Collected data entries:

int PlanBuilder::finish() {
    for (const Step &st : hp.steps) {
        if (st.kind == 1) {
            hp.flow_steps.push_back(st);
            continue;
        }
        const Launch &L = hp.launches[st.first];
        const bool extend = !hp.flow_steps.empty() && hp.flow_steps.back().kind == 0 && hp.segments.back().phase == L.phase;
        if (!extend) {
            Segment sg;
            sg.phase = L.phase;
            sg.first_launch = st.first;
            sg.blk_off = L.blk_off;
            sg.ticket_idx = JT_SYNC_HDR + (int)hp.segments.size();
            Step fs;
            fs.kind = 0;
            fs.first = (int)hp.segments.size();
            fs.count = 1;
            hp.segments.push_back(sg);
            hp.flow_steps.push_back(fs);
        }
        Segment &sg = hp.segments.back();
        sg.n_launch++;
        sg.nblocks += L.nblocks;
        sg.lds_bytes = std::max(sg.lds_bytes, L.lds_bytes);
    }
    {
        const bool merge = hp.knobs.merge_phases == 1 ||
                           (hp.knobs.merge_phases < 0 && !hp.multiset && !hp.chain_plan && !hp.tmix &&
                            (hp.staging_bytes * 8.0 <= hp.table_bytes || hp.unit_dominated));
        if (merge && !hp.multiset && !hp.tmix) {
            std::vector<Segment> segs;
            std::vector<Step> fsteps;
            for (const Step &st : hp.flow_steps) {
                if (st.kind == 0 && !fsteps.empty() && fsteps.back().kind == 0 && segs.back().phase == 0 && hp.segments[st.first].phase == 1) {
                    const Segment &b = hp.segments[st.first];
                    Segment &a = segs.back();
                    a.phase = 2;
                    a.n_launch += b.n_launch;
                    a.nblocks += b.nblocks;
                    a.lds_bytes = std::max(a.lds_bytes, b.lds_bytes);
                    continue;
                }
                Step fs = st;
                if (st.kind == 0) {
                    fs.first = (int)segs.size();
                    segs.push_back(hp.segments[st.first]);
                    segs.back().ticket_idx = JT_SYNC_HDR + (int)segs.size() - 1;
                }
                fsteps.push_back(fs);
            }
            hp.segments = segs;
            hp.flow_steps = fsteps;
        }
    }
    {
        std::vector<int> seg_of(hp.tasks.size(), -1);
        for (size_t g = 0; g < hp.segments.size(); ++g)
            for (int i = hp.segments[g].first_launch; i < hp.segments[g].first_launch + hp.segments[g].n_launch; ++i)
                for (int t : hp.launches[i].tasks) seg_of[t] = (int)g;
        for (size_t t = 0; t < hp.tasks.size(); ++t) {
            JtTask &tk = hp.tasks[t];
            const std::vector<int> &prod = hp.task_producers[t];
            for (int k = 0; k < tk.n_in && k < (int)prod.size(); ++k)
                tk.msg[k].same_launch = (prod[k] >= 0 && seg_of[t] >= 0 && seg_of[prod[k]] == seg_of[t]) ? 1 : 0;
        }
    }
    hp.sync_words = JT_SYNC_HDR + (int)hp.segments.size();
    if (hp.knobs.debug & 2) {
        hp.dbg_base = hp.msg_doubles;
        hp.msg_doubles += ((int64_t)hp.blocks.size() + 1) * 16;
        for (const Launch &L : hp.launches)
            for (int t : L.tasks) hp.tasks[t].dbg_off = hp.dbg_base;
    }
    hp.n_messages = 0;
    for (int c = 0; c < N; ++c)
        if (c != hp.root && (hp.owner[c] == hp.rank || (hp.owner[c] == ALL && hp.rank == 0))) hp.n_messages += 2;
    for (JtTask &tk : hp.tasks) jtp_make_lean(hp, tk, hp.itab, tk.fold != 0);
    for (HostPlan::FoldReq &fr : hp.folded)
        if (fr.task >= 0 && hp.tasks[fr.task].lean_off <= 0) fr.task = -1;
    for (JtBlock &b : hp.blocks) {
        const int64_t at = hp.tasks[b.task].lean_off;
        if (hp.tasks[b.task].fold) b.flags |= JT_BLOCK_FOLD;
        if (at > 0) b.flags |= JT_BLOCK_LEAN, b.first_x[5] = (uint32_t)hp.tasks[b.task].pnode, b.first_x[6] = (uint32_t)at, b.first_x[7] = (uint32_t)((uint64_t)at >> 32);
    }
    return JTP_OK;
}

Task to complete:
The answer must be every line of the data that contains the word "tmix".

Your solution:
                           (hp.knobs.merge_phases < 0 && !hp.multiset && !hp.chain_plan && !hp.tmix &&
        if (merge && !hp.multiset && !hp.tmix) {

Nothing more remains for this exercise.